TASK STATEMENT: If a line in the data holds the string "char", list it.

=== EXTRACTED MATERIAL ===

template <int T>
__global__ __launch_bounds__(256, 1) void wgrad_f16x3_kernel(WgradF16Args a)
{
    constexpr int WIN = WF_CH + 12 * T;
    constexpr int QDZ = (WF_CH + 31) / 32, QX = (WIN + 31) / 32;
    constexpr bool PREF = true;
    constexpr int NV = PREF ? 2 * (QDZ + QX) : 1;
    extern __shared__ __attribute__((aligned(16))) unsigned char smem[];
    _Float16 *dzl = reinterpret_cast<_Float16 *>(smem);
    _Float16 *xl = dzl + 2 * WF_CH * 64;

    const int tid = threadIdx.x, lane = tid & 63, wave = __builtin_amdgcn_readfirstlane(tid >> 6);
    const int g = wave & 1, nt = wave >> 1;
    const int id = blockIdx.x;
    const int kh = (id >> 3) % CV_KH;
    const int slab = (id & 7) + 8 * (id / (8 * CV_KH));
    if (slab >= a.n_slabs) return;

    floatx16 acc[CV_KW];
#pragma unroll
    for (int i = 0; i < CV_KW; ++i)
#pragma unroll
        for (int r = 0; r < 16; ++r) acc[i][r] = 0.0f;

    const int row_begin = slab * a.rows_per_slab;
    int row_end = row_begin + a.rows_per_slab;
    if (row_end > a.B * a.H) row_end = a.B * a.H;
    auto row_valid = [&](int rid) {
        const int hx = rid % a.H + kh - 2;
        return hx >= 0 && hx < a.H;
    };
    auto next_iter = [&](int &rid, int &ch) {
        if (++ch < 2) return;
        ch = 0;
        do { ++rid; } while (rid < row_end && !row_valid(rid));
    };

    floatx4 pv[NV];
    const int sv = tid & 7, pos0 = tid >> 3;
    const int g_thr = ((sv >> 1) * CV_PITCH + pos0) * 16 + (sv & 1) * 8;
    const int l_thr = pos0 * 128 + ((sv ^ (((pos0 >> 1) & 1) << 2)) * 16);
    auto load_vec = [&](int k, int rid, int ch) -> floatx4 {
        const int b = rid / a.H, h = rid - b * a.H, w0 = ch * WF_CH;
        floatx4 z = {0.f, 0.f, 0.f, 0.f};
        if (k < 2 * QDZ) {
            const int split = k / QDZ, q = k - split * QDZ;
            if (pos0 + 32 * q < WF_CH) {
                const _Float16 *row = (split ? a.dz_lo : a.dz_hi) + ((size_t)b * a.H + h) * (4 * CV_PITCH * 16) + w0 * 16;
                return *reinterpret_cast<const floatx4 *>(row + g_thr + q * (32 * 16));
            }
        } else {
            const int kk = k - 2 * QDZ, split = kk / QX, q = kk - split * QX;
            const int w = w0 - 6 * T + pos0 + 32 * q;
            if (pos0 + 32 * q < WIN && w >= 0 && w < CV_PITCH) {
                const _Float16 *row = (split ? a.x_lo : a.x_hi) + ((size_t)b * a.H + (h + kh - 2)) * (4 * CV_PITCH * 16) +
                                      (w0 - 6 * T) * 16;
                return *reinterpret_cast<const floatx4 *>(row + g_thr + q * (32 * 16));
            }
        }
        return z;
    };
    auto store_vec = [&](int k, floatx4 val) {
        if (k < 2 * QDZ) {
            const int split = k / QDZ, q = k - split * QDZ;
            if (pos0 + 32 * q < WF_CH)
                *reinterpret_cast<floatx4 *>(reinterpret_cast<unsigned char *>(dzl) + split * (WF_CH * 128) + q * 4096 + l_thr) = val;
        } else {
            const int kk = k - 2 * QDZ, split = kk / QX, q = kk - split * QX;
            if (pos0 + 32 * q < WIN)
                *reinterpret_cast<floatx4 *>(reinterpret_cast<unsigned char *>(xl) + split * (WIN * 128) + q * 4096 + l_thr) = val;
        }
    };

    int rid = row_begin, ch = 0;
    while (rid < row_end && !row_valid(rid)) ++rid;
    if (PREF && rid < row_end) {
#pragma unroll
        for (int q = 0; q < NV; ++q) pv[q] = load_vec(q, rid, ch);
    }
    const unsigned char *dz_h = reinterpret_cast<const unsigned char *>(dzl);
    const unsigned char *dz_l = dz_h + WF_CH * 128;
    const unsigned char *x_h = reinterpret_cast<const unsigned char *>(xl);
    const unsigned char *x_l = x_h + WIN * 128;
    const TrLane la0 = tr_lane_offsets(0, lane), la1 = tr_lane_offsets(1, lane), lb = tr_lane_offsets(nt, lane);
    TrLane lbg;
#pragma unroll
    for (int j = 0; j < 4; ++j) lbg.off[j] = g ? lb.off[(j + 7 * T) & 3] : lb.off[j];
    const int xg_off = g * 7 * T * 128;
    const int lag_off = g ? la1.off[0] : la0.off[0];
    while (rid < row_end) {
        __syncthreads();
        if (PREF) {
#pragma unroll
            for (int q = 0; q < NV; ++q) store_vec(q, pv[q]);
        } else if (!PREF) {
#pragma unroll 4
            for (int k = 0; k < 2 * (QDZ + QX); ++k) store_vec(k, load_vec(k, rid, ch));
        }
        int nrid = rid, nch = ch;
        next_iter(nrid, nch);
        if (PREF && nrid < row_end) {
#pragma unroll
            for (int q = 0; q < NV; ++q) pv[q] = load_vec(q, nrid, nch);
        }
        __syncthreads();
        half8 AL[3], AH[2][3], BH[7], BL[7];
        auto rd_a = [&](const unsigned char *img, int ks, int j) {
            return tr_frag(img + ks * 2048, j == 0 ? la0.off[0] : (j == 1 ? la1.off[0] : lag_off), 0);
        };
        auto rd_b = [&](const unsigned char *img, int ks, int tap) {
            return tap < 6 ? tr_frag(img + ks * 2048 + xg_off, lbg.off[(tap * T) & 3], tap * T)
                           : tr_frag(img + ks * 2048, lb.off[(6 * T) & 3], 6 * T);
        };
#define WF_PIN(N_PAIR, N_MFMA_TAIL, N_DS_TAIL)                                                     \
    _Pragma("unroll") for (int q_ = 0; q_ < (N_PAIR); ++q_) {                                      \
        __builtin_amdgcn_sched_group_barrier(0x008, 1, 0);                                         \
        __builtin_amdgcn_sched_group_barrier(0x100, 1, 0);                                         \
    }                                                                                              \
    if ((N_MFMA_TAIL) > 0) __builtin_amdgcn_sched_group_barrier(0x008, (N_MFMA_TAIL), 0);          \
    if ((N_DS_TAIL) > 0) __builtin_amdgcn_sched_group_barrier(0x100, (N_DS_TAIL), 0);
#pragma unroll
        for (int j = 0; j < 3; ++j) { AL[j] = rd_a(dz_l, 0, j); AH[0][j] = rd_a(dz_h, 0, j); }
#pragma unroll
        for (int t = 0; t < 7; ++t) BH[t] = rd_b(x_h, 0, t);
#pragma unroll
        for (int ks = 0; ks < WF_KS; ++ks) {
            const int p = ks & 1;
            const bool last = ks + 1 == WF_KS;
            __builtin_amdgcn_sched_barrier(0);
            {
#pragma unroll
                for (int u = 0; u < 13; ++u) acc[u] = mfma16w(AL[u < 12 ? (u & 1) : 2], BH[u < 12 ? (u >> 1) : 6], acc[u]);
#pragma unroll
                for (int t = 0; t < 7; ++t) BL[t] = rd_b(x_l, ks, t);
                WF_PIN(13, 0, 1)
            }
            __builtin_amdgcn_sched_barrier(0);
            {
#pragma unroll
                for (int u = 0; u < 13; ++u) acc[u] = mfma16w(AH[p][u < 12 ? (u & 1) : 2], BH[u < 12 ? (u >> 1) : 6], acc[u]);
                if (!last) {
#pragma unroll
                    for (int j = 0; j < 3; ++j) { AL[j] = rd_a(dz_l, ks + 1, j); AH[p ^ 1][j] = rd_a(dz_h, ks + 1, j); }
                    WF_PIN(12, 1, 0)
                }
            }
            __builtin_amdgcn_sched_barrier(0);
            {
#pragma unroll
                for (int u = 0; u < 13; ++u) acc[u] = mfma16w(AH[p][u < 12 ? (u & 1) : 2], BL[u < 12 ? (u >> 1) : 6], acc[u]);
                if (!last) {
#pragma unroll
                    for (int t = 0; t < 7; ++t) BH[t] = rd_b(x_h, ks + 1, t);
                    WF_PIN(13, 0, 1)
                }
            }
            __builtin_amdgcn_sched_barrier(0);
        }
#undef WF_PIN
        rid = nrid;
        ch = nch;
    }
    const int l32 = lane & 31;
#pragma unroll
    for (int i = 0; i < CV_KW; ++i) {
        const int kw = i == 12 ? 6 : 7 * g + (i >> 1), mt = i == 12 ? g : (i & 1);
        float *dst = a.part + ((((size_t)slab * CV_KH + kh) * CV_KW + kw) * 64) * 64;
#pragma unroll
        for (int r = 0; r < 16; ++r) dst[(mt * 32 + mfma_row(r, lane)) * 64 + nt * 32 + l32] = acc[i][r];
    }
}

===

ANSWER AREA:
    extern __shared__ __attribute__((aligned(16))) unsigned char smem[];
                *reinterpret_cast<floatx4 *>(reinterpret_cast<unsigned char *>(dzl) + split * (WF_CH * 128) + q * 4096 + l_thr) = val;
                *reinterpret_cast<floatx4 *>(reinterpret_cast<unsigned char *>(xl) + split * (WIN * 128) + q * 4096 + l_thr) = val;
    const unsigned char *dz_h = reinterpret_cast<const unsigned char *>(dzl);
    const unsigned char *dz_l = dz_h + WF_CH * 128;
    const unsigned char *x_h = reinterpret_cast<const unsigned char *>(xl);
    const unsigned char *x_l = x_h + WIN * 128;
        auto rd_a = [&](const unsigned char *img, int ks, int j) {
        auto rd_b = [&](const unsigned char *img, int ks, int tap) {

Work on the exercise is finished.